[Dataset entries]
= = = = = = =

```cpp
int mmseg_conv3_group_ok(int M, int Ncols, int Cpad, int KG, int cpg_shift, int D, int H, int W, int lda, int ldo,
                         int dtype) {
  if (!knob("MMSEG_GROUP_SMALL", 1)) return 0;
  const int ts = dtype == MMSEG_BF16 ? 2 : 4;
  if (plan_conv3(M, Ncols, 8 << cpg_shift, D, H, W, lda, ldo, ts).kind == 2) return 1;
  return knob("MMSEG_GROUP_FORCE_R", 1) && plan_conv3(M, Ncols, 8 << cpg_shift, D, H, W, lda, ldo, ts, true).kind == 2
             ? 1 : 0;
}
int mmseg_conv3_wgrad_group_ok(long long V, int Co, int Cip, int Ci, int cpg_shift, int D, int H, int W, int lddy,
                               int ldx, int dtype) {
  if (!knob("MMSEG_GROUP_SMALL", 1)) return 0;
  if (plan_conv3_wgrad(V, Co, Cip, Ci, cpg_shift, D, H, W, lddy, ldx, dtype, 1LL << 40).kind == 3) return 1;
  return knob("MMSEG_GROUP_FORCE_R", 1) &&
                 plan_conv3_wgrad(V, Co, Cip, Ci, cpg_shift, D, H, W, lddy, ldx, dtype, 1LL << 40, true).kind == 3
// ... 272 lines not shown
```

Measured before the change: 343.3 patches/s.

## Add row-streaming conv3 kernel with LDS ring and z-sliding accumulators

Adds a new 3x3x3 conv forward kernel for 32-output-channel bf16 layers. Each block streams z-planes of an input row strip through a multi-stage LDS ring using async DMA, and keeps weights resident in registers. Three rotating accumulators let each loaded plane feed all three kz taps, and the deferred norm+ReLU is applied in LDS. By default it replaces brick6 for the deferred-norm path. It aims to cut redundant halo loads and overlap memory with MFMA, at the cost of high register/LDS use and one block per CU.

After: 343.9 patches/s, median of 3. Within noise of the previous version (+0.2%).

```diff
diff --git a/multimodal-organ-segmentation_amd/csrc/conv_gemm.hip b/multimodal-organ-segmentation_amd/csrc/conv_gemm.hip
--- a/multimodal-organ-segmentation_amd/csrc/conv_gemm.hip
+++ b/multimodal-organ-segmentation_amd/csrc/conv_gemm.hip
@@ -1907,6 +1907,10 @@
     mmseg::note_kernel(NAME);                                                                                    \
   } while (0)
 
+bool conv3_row_ok(const GemmArgs& g);
+bool conv3_row_forced(const GemmArgs& g);
+int launch_conv3_row(const GemmArgs& g, hipStream_t s);
+
 int launch_brick6(const GemmArgs& g, hipStream_t s) {
   const int nt_n = g.Ncols / 32;
   const int per_nt = std::max(1, knob("MMSEG_BRICK4_BLOCKS", 256) / nt_n);
@@ -3597,6 +3601,313 @@
       g.bias_part[(long long)ks * g.Ca + tid] = sacc;
     }
   }
+}
+
+template <int RY>
+struct CRowGeo {
+  static constexpr int HY = RY + 2;
+  static constexpr int NW = 2 * RY;
+  static constexpr int HI = (HY * WROW_HX * 4 + 63) / 64;
+  static constexpr int KI = (HI + NW - 1) / NW;
+  static constexpr int SLOT = HI * 1024;
+};
+
+template <bool NORM, int RY = 6, int NST = 4>
+__global__ __launch_bounds__(128 * RY, 1) void conv3_row_kernel(GemmArgs g, int spb) {
+  typedef __attribute__((address_space(3))) void* lds_ptr_t;
+  typedef __bf16 bf16x4 __attribute__((ext_vector_type(4)));
+  typedef CRowGeo<RY> G;
+  constexpr int HY = G::HY, NW = G::NW, HI = G::HI, KI = G::KI, SLOT = G::SLOT;
+  constexpr int ROWB = WROW_HX * 64;
+  __shared__ __attribute__((aligned(16))) char ring[NST * SLOT];
+  __shared__ __attribute__((aligned(16))) float ntab[NORM ? 2 * WROW_MAXN * 32 : 4];
+  __shared__ __attribute__((aligned(16))) float btab[32];
+
+  const int tid = threadIdx.x, lane = tid & 63, wave = __builtin_amdgcn_readfirstlane(tid >> 6);
+  const int ry = wave >> 1, j = wave & 1;
+  const int r16 = lane & 15, kg = lane >> 4;
+  const int cin = 8 << g.cpg_shift;
+  const int D = g.D, H = g.H, W = g.W;
+  const int ncx = W / 32, ncol = (H / RY) * ncx;
+  const int N = g.M / (D * H * W);
+  const int s_tot = N * ncol * D;
+  const int blk = g.swz ? xcd_swizzle(blockIdx.x, gridDim.x) : (int)blockIdx.x;
+  const int s_begin = min(blk * spb, s_tot), s_end = min(s_begin + spb, s_tot);
+  if (s_begin >= s_end) return;
+  const wd_rsrc_t arsrc = wd_rsrc(g.a, (uint32_t)((long long)g.M * g.lda * 2));
+
+  bf16x8 wf[27];
+  {
+    const bf16_t* Bw = reinterpret_cast<const bf16_t*>(g.b);
+#pragma unroll
+    for (int t = 0; t < 27; ++t)
+      wf[t] = *reinterpret_cast<const bf16x8*>(
+          Bw + ((long long)(t * (cin / 8) + kg) * g.Cpad + 8 * (r16 >> 2) + 4 * j + (r16 & 3)) * 8);
+  }
+  if (tid < 32) btab[tid] = g.bias ? g.bias[tid] : 0.f;
+
+  auto seg_at = [&](int s) __attribute__((always_inline)) {
+    WRowSeg q;
+    q.s = s;
+    q.col = s / D;
+    q.za = s - q.col * D;
+    q.L = min(D, s_end - q.col * D) - q.za;
+    return q;
+  };
+  int h_tot = 0;
+  for (int s = s_begin; s < s_end;) {
+    const WRowSeg q = seg_at(s);
+    h_tot += q.L + 2;
+    s += q.L;
+  }
+
+  int nw = 0;
+  int pos[KI];
+#pragma unroll
+  for (int k = 0; k < KI; ++k) {
+    const int m = wave + NW * k;
+    pos[k] = 0xff;
+    if (m < HI) {
+      const int p = m * 64 + lane, hy = p / (WROW_HX * 4), r = p - hy * (WROW_HX * 4), xh = r >> 2, cs = r & 3;
+      const int cc = cs ^ (((xh >> 2) & 1) << 1);
+      if (hy < HY) pos[k] = hy | (xh << 8) | (cc << 16);
+      ++nw;
+    }
+  }
+  struct ColPos { int n, y0, x0; };
+  auto col_pos = [&](int col) __attribute__((always_inline)) {
+    ColPos c;
+    c.n = col / ncol;
+    const int cr = col - c.n * ncol, by = cr / ncx;
+    c.y0 = by * RY;
+    c.x0 = (cr - by * ncx) * 32;
+    return c;
+  };
+  auto issue = [&](int slot, const WRowSeg& q, const ColPos& c, int u) __attribute__((always_inline)) {
+    const int zh = q.za - 1 + u;
+    const bool zh_ok = (unsigned)zh < (unsigned)D;
+    const int hb = (((c.n * D + zh) * H + (c.y0 - 1)) * W + (c.x0 - 1)) * g.lda * 2;
+    const uint32_t lbase = (uint32_t)(uintptr_t)(lds_ptr_t)(ring + slot * SLOT);
+#pragma unroll
+    for (int k = 0; k < KI; ++k) {
+      const int m = wave + NW * k;
+      if (m < HI) {
+        int pk = pos[k];
+        asm volatile("" : "+v"(pk));
+        const int py = pk & 0xff, xh = (pk >> 8) & 0xff, y = c.y0 - 1 + py, x = c.x0 - 1 + xh;
+        const bool ok = zh_ok && py != 0xff && (unsigned)y < (unsigned)H && (unsigned)x < (unsigned)W;
+        const int rel = ((py * W + xh) * g.lda + (pk >> 16) * 8) * 2;
+        wd_dma16(__builtin_amdgcn_readfirstlane(lbase + m * 1024), ok ? (uint32_t)(hb + rel) : WD_OOB, arsrc);
+      }
+    }
+  };
+  auto wait_cnt = [&](int cnt) __attribute__((always_inline)) {
+    switch (cnt) {
+#define MMSEG_CR_WAIT(N) \
+  case N: __builtin_amdgcn_s_waitcnt(0x0f70 | N); break;
+      MMSEG_CR_WAIT(1) MMSEG_CR_WAIT(2) MMSEG_CR_WAIT(3) MMSEG_CR_WAIT(4) MMSEG_CR_WAIT(5) MMSEG_CR_WAIT(6)
+      MMSEG_CR_WAIT(7) MMSEG_CR_WAIT(8) MMSEG_CR_WAIT(9) MMSEG_CR_WAIT(10) MMSEG_CR_WAIT(11) MMSEG_CR_WAIT(12)
+      MMSEG_CR_WAIT(13) MMSEG_CR_WAIT(14) MMSEG_CR_WAIT(15)
+#undef MMSEG_CR_WAIT
+      default: __builtin_amdgcn_s_waitcnt(0x0f70); break;
+    }
+  };
+  auto normalize = [&](int slot, const WRowSeg& q, const ColPos& c, int u) __attribute__((always_inline)) {
+    if constexpr (NORM) {
+      const int zh = q.za - 1 + u;
+      if ((unsigned)zh >= (unsigned)D) return;
+#pragma unroll
+      for (int k = 0; k < KI; ++k) {
+        const int m = wave + NW * k;
+        if (m < HI) {
+          int pk = pos[k];
+          asm volatile("" : "+v"(pk));
+          const int py = pk & 0xff, y = c.y0 - 1 + py, x = c.x0 - 1 + ((pk >> 8) & 0xff), cc = pk >> 16;
+          if (py != 0xff && (unsigned)y < (unsigned)H && (unsigned)x < (unsigned)W) {
+            bf16_t* p = reinterpret_cast<bf16_t*>(ring + slot * SLOT + m * 1024 + (threadIdx.x & 63) * 16);
+            const float4* mu4 = reinterpret_cast<const float4*>(ntab + c.n * 32 + cc * 8);
+            const float4* rs4 = reinterpret_cast<const float4*>(ntab + WROW_MAXN * 32 + c.n * 32 + cc * 8);
+            bf16x8 v = *reinterpret_cast<const bf16x8*>(p);
+#pragma unroll
+            for (int hf = 0; hf < 2; ++hf) {
+              const float4 m4 = mu4[hf], r4 = rs4[hf];
+              const float mu[4] = {m4.x, m4.y, m4.z, m4.w}, rs[4] = {r4.x, r4.y, r4.z, r4.w};
+#pragma unroll
+              for (int e = 0; e < 4; ++e) {
+                const float hv = ((float)v[4 * hf + e] - mu[e]) * rs[e];
+                v[4 * hf + e] = (bf16_t)(hv > 0.f ? hv : 0.f);
+              }
+            }
+            *reinterpret_cast<bf16x8*>(p) = v;
+          }
+        }
+      }
+    }
+  };
+
+  int fo[3];
+#pragma unroll
+  for (int kx = 0; kx < 3; ++kx) {
+    const int hx = r16 + kx;
+    fo[kx] = ry * ROWB + hx * 64 + 16 * (kg ^ (((hx >> 2) & 1) << 1));
+  }
+  const int ooff = r16 * g.ldo + 8 * kg + 4 * j;
+  f32x4 acc[3][2];
+#pragma unroll
+  for (int a = 0; a < 3; ++a)
+#pragma unroll
+    for (int b = 0; b < 2; ++b) acc[a][b] = (f32x4){0.f, 0.f, 0.f, 0.f};
+
+  if constexpr (NORM) {
+    for (int e = tid; e < N * 32; e += NW * 64) {
+      const int n = e >> 5, c = e & 31;
+      ntab[n * 32 + c] = g.nmean[n * cin + c];
+      ntab[WROW_MAXN * 32 + n * 32 + c] = g.nrstd[n * cin + c];
+    }
+  }
+  __syncthreads();
+  WRowSeg dq = seg_at(s_begin);
+  ColPos dc = col_pos(dq.col);
+  int du = 0;
+  auto dma_next = [&]() __attribute__((always_inline)) {
+    if (++du == dq.L + 2) {
+      du = 0;
+      if (dq.s + dq.L < s_end) {
+        dq = seg_at(dq.s + dq.L);
+        dc = col_pos(dq.col);
+      }
+    }
+  };
+  int h_iss = 0;
+  for (; h_iss < NST - 1 && h_iss < h_tot; ++h_iss) {
+    issue(h_iss % NST, dq, dc, du);
+    dma_next();
+  }
+  wait_cnt(nw * (min(h_tot - 1, NST - 2)));
+  normalize(0, seg_at(s_begin), col_pos(s_begin / D), 0);
+  __syncthreads();
+
+  int h = 0;
+  int st1 = 0, st2 = 0;
+  auto step = [&](auto phc, const WRowSeg& q, const ColPos& c, int u) __attribute__((always_inline)) {
+    constexpr int PH = decltype(phc)::value;
+    if (h_iss < h_tot) {
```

= = = = = = =

### What you should do
Determine how many lines of the data above contain the string "patches", and give the result with nothing else.

### Response area
2